» Problem to work on:
A copy is needed of each line in the records that has the word "count".

» Source material:
== Segment start ==
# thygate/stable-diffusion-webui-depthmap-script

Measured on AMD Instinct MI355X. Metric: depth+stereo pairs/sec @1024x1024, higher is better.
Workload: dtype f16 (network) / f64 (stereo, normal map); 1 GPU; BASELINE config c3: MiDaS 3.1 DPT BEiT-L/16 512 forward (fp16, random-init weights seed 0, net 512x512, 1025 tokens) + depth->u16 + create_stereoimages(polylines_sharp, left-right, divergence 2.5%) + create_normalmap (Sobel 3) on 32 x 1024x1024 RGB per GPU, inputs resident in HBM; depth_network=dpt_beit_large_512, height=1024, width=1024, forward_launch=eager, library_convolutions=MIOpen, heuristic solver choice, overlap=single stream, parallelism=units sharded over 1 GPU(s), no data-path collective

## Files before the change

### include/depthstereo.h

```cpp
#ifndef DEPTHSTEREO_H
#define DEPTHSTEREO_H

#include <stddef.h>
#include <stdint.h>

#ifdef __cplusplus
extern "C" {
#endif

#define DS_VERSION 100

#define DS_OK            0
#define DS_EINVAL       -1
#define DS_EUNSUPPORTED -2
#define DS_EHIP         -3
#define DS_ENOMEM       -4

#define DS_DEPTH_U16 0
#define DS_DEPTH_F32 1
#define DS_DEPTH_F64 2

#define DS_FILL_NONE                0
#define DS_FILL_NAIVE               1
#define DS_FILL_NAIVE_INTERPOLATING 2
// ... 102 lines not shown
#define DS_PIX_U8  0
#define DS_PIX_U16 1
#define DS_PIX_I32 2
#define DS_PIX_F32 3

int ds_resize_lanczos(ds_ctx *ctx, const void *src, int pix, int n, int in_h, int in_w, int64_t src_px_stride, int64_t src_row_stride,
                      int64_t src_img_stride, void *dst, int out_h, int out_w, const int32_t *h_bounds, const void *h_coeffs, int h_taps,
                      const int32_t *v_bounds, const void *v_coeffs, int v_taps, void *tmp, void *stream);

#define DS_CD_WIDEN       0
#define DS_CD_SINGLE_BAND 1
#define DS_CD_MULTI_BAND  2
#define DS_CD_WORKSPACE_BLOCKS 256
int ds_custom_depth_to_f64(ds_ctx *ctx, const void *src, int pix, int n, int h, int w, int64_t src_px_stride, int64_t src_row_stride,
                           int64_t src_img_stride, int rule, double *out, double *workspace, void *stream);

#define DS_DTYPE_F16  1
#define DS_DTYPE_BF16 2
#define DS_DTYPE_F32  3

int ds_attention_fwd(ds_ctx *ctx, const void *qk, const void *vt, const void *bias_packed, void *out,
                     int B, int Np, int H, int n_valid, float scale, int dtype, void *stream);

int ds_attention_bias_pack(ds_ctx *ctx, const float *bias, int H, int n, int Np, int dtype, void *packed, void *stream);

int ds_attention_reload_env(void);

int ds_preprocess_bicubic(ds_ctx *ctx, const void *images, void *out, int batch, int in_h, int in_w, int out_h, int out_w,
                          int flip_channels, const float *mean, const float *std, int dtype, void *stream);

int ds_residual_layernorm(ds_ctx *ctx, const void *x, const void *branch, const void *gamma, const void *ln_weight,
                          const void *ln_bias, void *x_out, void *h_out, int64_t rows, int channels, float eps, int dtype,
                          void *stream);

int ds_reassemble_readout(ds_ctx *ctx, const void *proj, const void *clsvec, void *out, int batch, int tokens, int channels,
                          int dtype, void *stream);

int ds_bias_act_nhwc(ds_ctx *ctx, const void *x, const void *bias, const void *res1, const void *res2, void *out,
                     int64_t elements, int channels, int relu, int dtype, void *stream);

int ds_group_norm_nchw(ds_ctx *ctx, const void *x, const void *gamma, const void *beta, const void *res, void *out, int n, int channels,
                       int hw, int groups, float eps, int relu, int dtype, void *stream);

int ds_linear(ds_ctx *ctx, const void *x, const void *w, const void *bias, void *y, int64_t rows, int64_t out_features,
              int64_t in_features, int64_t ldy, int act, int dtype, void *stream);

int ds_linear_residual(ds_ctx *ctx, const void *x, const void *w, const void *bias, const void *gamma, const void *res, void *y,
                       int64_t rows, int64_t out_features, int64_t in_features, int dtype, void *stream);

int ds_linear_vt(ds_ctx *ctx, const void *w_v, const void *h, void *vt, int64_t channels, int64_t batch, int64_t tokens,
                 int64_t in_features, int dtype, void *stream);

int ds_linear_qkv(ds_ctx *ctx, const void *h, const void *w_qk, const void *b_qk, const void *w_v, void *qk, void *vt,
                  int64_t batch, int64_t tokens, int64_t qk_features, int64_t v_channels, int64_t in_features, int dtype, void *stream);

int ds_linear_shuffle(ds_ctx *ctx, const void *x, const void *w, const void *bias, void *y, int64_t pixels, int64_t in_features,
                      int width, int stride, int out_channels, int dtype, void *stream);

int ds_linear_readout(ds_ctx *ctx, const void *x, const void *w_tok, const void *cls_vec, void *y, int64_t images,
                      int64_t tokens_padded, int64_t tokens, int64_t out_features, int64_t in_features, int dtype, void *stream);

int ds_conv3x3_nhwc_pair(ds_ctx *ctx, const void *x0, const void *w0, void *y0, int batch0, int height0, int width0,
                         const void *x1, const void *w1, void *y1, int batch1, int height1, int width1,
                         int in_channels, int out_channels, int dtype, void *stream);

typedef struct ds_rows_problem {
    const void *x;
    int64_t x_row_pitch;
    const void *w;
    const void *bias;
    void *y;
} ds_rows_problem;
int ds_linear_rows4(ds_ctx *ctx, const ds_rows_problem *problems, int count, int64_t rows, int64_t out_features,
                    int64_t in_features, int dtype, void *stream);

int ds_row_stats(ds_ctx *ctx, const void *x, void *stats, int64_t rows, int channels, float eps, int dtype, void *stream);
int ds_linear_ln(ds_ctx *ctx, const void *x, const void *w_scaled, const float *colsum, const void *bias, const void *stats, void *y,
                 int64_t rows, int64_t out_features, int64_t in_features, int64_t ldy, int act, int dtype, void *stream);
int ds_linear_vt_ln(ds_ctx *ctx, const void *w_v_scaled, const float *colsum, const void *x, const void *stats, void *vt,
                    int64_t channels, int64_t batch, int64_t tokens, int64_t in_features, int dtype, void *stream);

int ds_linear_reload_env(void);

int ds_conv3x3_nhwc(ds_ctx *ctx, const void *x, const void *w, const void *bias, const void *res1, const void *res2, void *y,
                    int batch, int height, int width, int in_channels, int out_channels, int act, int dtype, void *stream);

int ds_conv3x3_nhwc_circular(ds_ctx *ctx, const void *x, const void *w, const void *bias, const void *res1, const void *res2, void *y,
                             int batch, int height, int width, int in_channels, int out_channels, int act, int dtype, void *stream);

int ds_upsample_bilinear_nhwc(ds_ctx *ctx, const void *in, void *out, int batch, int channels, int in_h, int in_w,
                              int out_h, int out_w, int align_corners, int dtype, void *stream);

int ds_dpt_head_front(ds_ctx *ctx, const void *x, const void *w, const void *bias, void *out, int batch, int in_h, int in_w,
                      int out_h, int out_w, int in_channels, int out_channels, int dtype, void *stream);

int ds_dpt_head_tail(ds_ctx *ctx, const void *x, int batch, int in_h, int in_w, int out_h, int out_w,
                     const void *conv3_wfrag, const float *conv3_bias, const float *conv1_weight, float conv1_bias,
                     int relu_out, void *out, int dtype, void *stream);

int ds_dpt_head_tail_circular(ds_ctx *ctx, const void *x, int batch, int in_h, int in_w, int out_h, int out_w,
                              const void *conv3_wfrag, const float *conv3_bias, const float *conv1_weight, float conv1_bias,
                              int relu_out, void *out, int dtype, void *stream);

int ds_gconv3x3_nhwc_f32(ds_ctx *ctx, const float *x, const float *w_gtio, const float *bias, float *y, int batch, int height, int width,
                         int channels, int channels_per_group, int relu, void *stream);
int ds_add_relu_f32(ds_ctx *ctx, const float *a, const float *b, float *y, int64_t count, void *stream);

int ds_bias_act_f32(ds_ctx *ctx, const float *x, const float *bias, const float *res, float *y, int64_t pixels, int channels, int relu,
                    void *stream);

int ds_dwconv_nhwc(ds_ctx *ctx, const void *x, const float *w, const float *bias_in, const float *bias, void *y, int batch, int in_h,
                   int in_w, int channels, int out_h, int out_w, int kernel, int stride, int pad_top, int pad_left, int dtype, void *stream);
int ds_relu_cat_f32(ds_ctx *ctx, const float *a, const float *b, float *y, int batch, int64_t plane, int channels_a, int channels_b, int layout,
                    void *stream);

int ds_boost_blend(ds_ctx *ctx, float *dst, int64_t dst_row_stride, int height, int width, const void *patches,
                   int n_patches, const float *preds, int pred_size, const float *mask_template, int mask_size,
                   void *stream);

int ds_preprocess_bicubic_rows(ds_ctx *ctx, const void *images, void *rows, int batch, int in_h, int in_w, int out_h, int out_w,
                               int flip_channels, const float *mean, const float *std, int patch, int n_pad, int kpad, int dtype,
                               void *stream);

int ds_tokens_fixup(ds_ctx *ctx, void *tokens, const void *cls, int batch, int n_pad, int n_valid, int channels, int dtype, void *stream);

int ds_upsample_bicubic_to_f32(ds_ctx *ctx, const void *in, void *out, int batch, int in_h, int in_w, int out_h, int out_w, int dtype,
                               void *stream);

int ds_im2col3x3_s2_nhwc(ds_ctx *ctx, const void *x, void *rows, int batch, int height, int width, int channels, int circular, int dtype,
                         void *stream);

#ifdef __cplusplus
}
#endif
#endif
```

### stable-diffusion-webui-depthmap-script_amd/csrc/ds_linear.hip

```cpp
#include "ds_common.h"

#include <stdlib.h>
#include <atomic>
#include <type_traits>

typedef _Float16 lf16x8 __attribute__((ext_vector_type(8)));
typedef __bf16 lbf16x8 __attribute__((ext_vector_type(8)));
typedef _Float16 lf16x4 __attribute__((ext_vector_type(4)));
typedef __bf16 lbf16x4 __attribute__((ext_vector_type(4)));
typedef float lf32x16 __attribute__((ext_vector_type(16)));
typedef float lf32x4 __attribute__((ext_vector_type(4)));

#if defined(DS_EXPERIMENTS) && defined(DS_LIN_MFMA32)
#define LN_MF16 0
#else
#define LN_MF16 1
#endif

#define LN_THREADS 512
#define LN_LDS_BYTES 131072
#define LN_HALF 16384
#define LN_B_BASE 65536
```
== Segment end ==
» Solution to the exercise:
int ds_linear_rows4(ds_ctx *ctx, const ds_rows_problem *problems, int count, int64_t rows, int64_t out_features,
int ds_add_relu_f32(ds_ctx *ctx, const float *a, const float *b, float *y, int64_t count, void *stream);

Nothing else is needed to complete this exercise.